The Stack interviews Evelyn De Souza, Compliance and Data Privacy Leader, and Chair at the Cloud Security Alliance Data Governance Workgroup at Cisco Systems. She discusses the importance of industry support in creating effective cloud security policy…
“We tend to see an overreliance on technology controls and often not enough focus on mapping policy to process and technology controls,” says De Souza. “Many businesses don’t realise that privacy can be a good thing for business – when people make informed choices about the data they share, it usually leads to more accurate data for businesses to work with.”
Security is an ever-broadening area in technology, continues De Souza, pointing out that most recent cloud security issues centre around data access and businesses’ dependence on ‘one-size-fits-all’ strategies.
She believes that industry consortia, such as the Cloud Security Alliance, can support companies with these challenges by providing guidance and standards that are aligned with today’s business usage contexts. “Data protection should be explained in terms of real-world business practices […] it is important to make data protection ‘business consumable.’”
De Souza believes that as cloud consumers companies need to be vigilant and hold cloud providers accountable. Providers should offer strong processes around data access, storage, transactions and administration, such as removing default accounts, she adds.

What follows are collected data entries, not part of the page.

## Split E-step into warp-specialized MMA producer and softmax epilogue consumer warpgroups

For D>8 the E-step kernel now runs two MMA warpgroups that compute logits into a triple-buffered swizzled shared-memory slot ring, and two epilogue warpgroups that do the log-sum-exp, normalization and coalesced float4 stores of memberships. The two sides hand off through full/empty mbarriers, and registers are rebalanced with setmaxnreg. The aim is to overlap tensor-core work with the exp-heavy, store-bound epilogue so that HBM writes stay saturated. The cost is extra shared-memory round trips, more synchronization and tighter register budgets.

```diff
diff --git a/cuda-gmm-mpi_b200/csrc/kernels_tc.cu b/cuda-gmm-mpi_b200/csrc/kernels_tc.cu
--- a/cuda-gmm-mpi_b200/csrc/kernels_tc.cu
+++ b/cuda-gmm-mpi_b200/csrc/kernels_tc.cu
@@ -445,6 +445,36 @@
     static constexpr int THREADS = 128 * NWG;
 };
 
+template <int D> struct EsCfg {
+    using E = ECfg<D>;
+    static constexpr bool SPLIT = D > 8;
+    static constexpr int NMMA = 2;
+    static constexpr int THREADS = SPLIT ? 128 * 2 * NMMA : E::THREADS;
+    static constexpr int NSLOT = 3;
+    static constexpr int SLOT = 64 * 64 * 4;
+    static constexpr int OFF_SLOT = (E::SMEM_BYTES + 127) / 128 * 128;
+    static constexpr int OFF_STAT = OFF_SLOT + NSLOT * SLOT;
+    static constexpr int OFF_EBAR = OFF_STAT + NSLOT * 2 * 64 * 4;
+    static constexpr int SMEM_BYTES = SPLIT ? OFF_EBAR + 4 * NSLOT * 8 : E::SMEM_BYTES;
+    static constexpr int REG_LAUNCH = 65536 / (128 * 2 * NMMA) / 8 * 8;
+    static constexpr int REG_MMA = 184;
+    static constexpr int REG_EPI = 72;
+    static_assert(128 * NMMA * (REG_MMA + REG_EPI) <= 128 * 2 * NMMA * REG_LAUNCH, "register pools");
+    static_assert(SMEM_BYTES <= 232448, "shared memory budget");
+};
+
+__device__ __forceinline__ uint32_t slot_swz(int e) { return (uint32_t)(((e & 1) << 2 | (e & 2)) ^ ((e >> 2) & 7)); }
+
+__device__ __forceinline__ void sts_f4(uint32_t addr, float a, float b, float c, float d) {
+    asm volatile("st.shared.v4.f32 [%0], {%1, %2, %3, %4};" ::"r"(addr), "f"(a), "f"(b), "f"(c), "f"(d) : "memory");
+}
+__device__ __forceinline__ float4 lds_f4(uint32_t addr) {
+    float4 v;
+    asm volatile("ld.shared.v4.f32 {%0, %1, %2, %3}, [%4];" : "=f"(v.x), "=f"(v.y), "=f"(v.z), "=f"(v.w) : "r"(addr) : "memory");
+    return v;
+}
+__device__ __forceinline__ void epi_bar(int id) { asm volatile("bar.sync %0, 128;" ::"r"(id) : "memory"); }
+
 #ifndef GMM_ESTEP_CUT
 #define GMM_ESTEP_CUT 0
 #endif
@@ -577,9 +607,71 @@
     }
 }
 
-template <int D, int NSG, bool WT = false>
-__global__ void __launch_bounds__(ECfg<D>::THREADS, 1)
-estep_tc_kernel(const float* __restrict__ x_aos, const uint8_t* __restrict__ b_img, const float* __restrict__ ck,
+template <int D, int NSG>
+__device__ __forceinline__ void estep_tile_logits(const uint32_t (&zh)[D / 8][2], const uint32_t (&zl)[D / 8][2], uint32_t bsm,
+                                                  const float* ck_s, int qd, uint32_t ones, uint32_t slot, int r0, float& cut_sum) {
+    using C = ECfg<D>;
+    constexpr int CP = C::CP, NG = NSG * CP * 2;
+    float acc[2][32];
+    tc_issue_group<D>(acc[0], zh, zl, bsm, 0, 0, ones);
+    wgmma_commit();
+    const uint32_t cq = 2 * (qd & 1) + (qd >> 1);
+    const uint32_t row0 = slot + (uint32_t)r0 * 256, row1 = row0 + 8 * 256;
+    const uint32_t sw0 = slot_swz(r0), sw1 = slot_swz(r0 + 8);
+    float sq[32];
+#pragma unroll
+    for (int g = 0; g < NG; g++) {
+        const int sg = g / (2 * CP), c = (g / 2) % CP, h = g & 1;
+        if (c == 0 && h == 0) {
+#pragma unroll
+            for (int u = 0; u < 32; u++) sq[u] = 0.f;
+        }
+        if (g + 1 < NG) {
+            const int gn = g + 1;
+            tc_issue_group<D>(acc[gn & 1], zh, zl, bsm + (uint32_t)(gn / (2 * CP)) * C::B_SG, (gn / 2) % CP, gn & 1, ones);
+            wgmma_commit();
+            wgmma_wait<1>();
+        } else {
+            wgmma_wait<0>();
+        }
+        wgmma_pin(acc[g & 1]);
+        const float(&a)[32] = acc[g & 1];
+#if GMM_ESTEP_CUT == 1
+        cut_sum += a[0];
+#else
+#pragma unroll
+        for (int i = 0; i < 8; i++) {
+            float& s0 = sq[16 * h + 2 * i];
+            float& s1 = sq[16 * h + 2 * i + 1];
+            s0 = fmaf(a[4 * i], a[4 * i], fmaf(a[4 * i + 1], a[4 * i + 1], s0));
+            s1 = fmaf(a[4 * i + 2], a[4 * i + 2], fmaf(a[4 * i + 3], a[4 * i + 3], s1));
+        }
+        if (c == CP - 1 && h == 1) {
+            float w[16];
+            const bool b1 = qd & 1, b2 = (qd >> 1) & 1;
+#pragma unroll
+            for (int u = 0; u < 16; u++) {
+                const float send = b1 ? sq[u] : sq[16 + u], keep = b1 ? sq[16 + u] : sq[u];
+                w[u] = keep + __shfl_xor_sync(0xffffffffu, send, 1);
+            }
+            float l[8];
+#pragma unroll
+            for (int u = 0; u < 8; u++) {
+                const float send = b2 ? w[u] : w[8 + u], keep = b2 ? w[8 + u] : w[u];
+                const float qv = keep + __shfl_xor_sync(0xffffffffu, send, 2);
+                const int k = sg * C::GB + 8 * (qd & 1) + 4 * (qd >> 1) + (u >> 1);
+                l[u] = fmaf(ck_s[64 + k], qv, ck_s[k]);
+            }
+            const uint32_t ch = 4 * (uint32_t)sg + cq;
+            sts_f4(row0 + ((ch ^ sw0) << 4), l[0], l[2], l[4], l[6]);
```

Cloud-consuming organisations also need to ensure that the right protection mechanisms are in place for their most critical data assets and transactions. These include user access permissions, appropriate encryption and key management, and monitoring for data infiltration and exfiltration.
“Cloud-consuming organisations need to work with their cloud providers on determining who is responsible for which controls based on the particular cloud model they are using and the parts of the cloud stack that they control,” advises De Souza.
Referring to characteristics of an effective data protection solution, De Souza outlines 4 categories; Data classification, or digitally classifying and tagging data that is most important to your organisation and requires the most stringent protection. Data ownership, declaring ownership of assets and also entitlement rights as well as user access controls, including password management. Data protection, implementing controls such as encryption, key management, logging and monitoring. And lastly, Data residency – With an increasing number of regulations and standards requiring that certain types of data remain within certain geographic bounds, says De Souza, there is a range of complementing geo-location technologies beyond the actual policies that can help with these requirements.
Governance is also a major consideration, asserts De Souza, and companies must understand the policies and processes that govern how data is created, accessed, transacted and stored.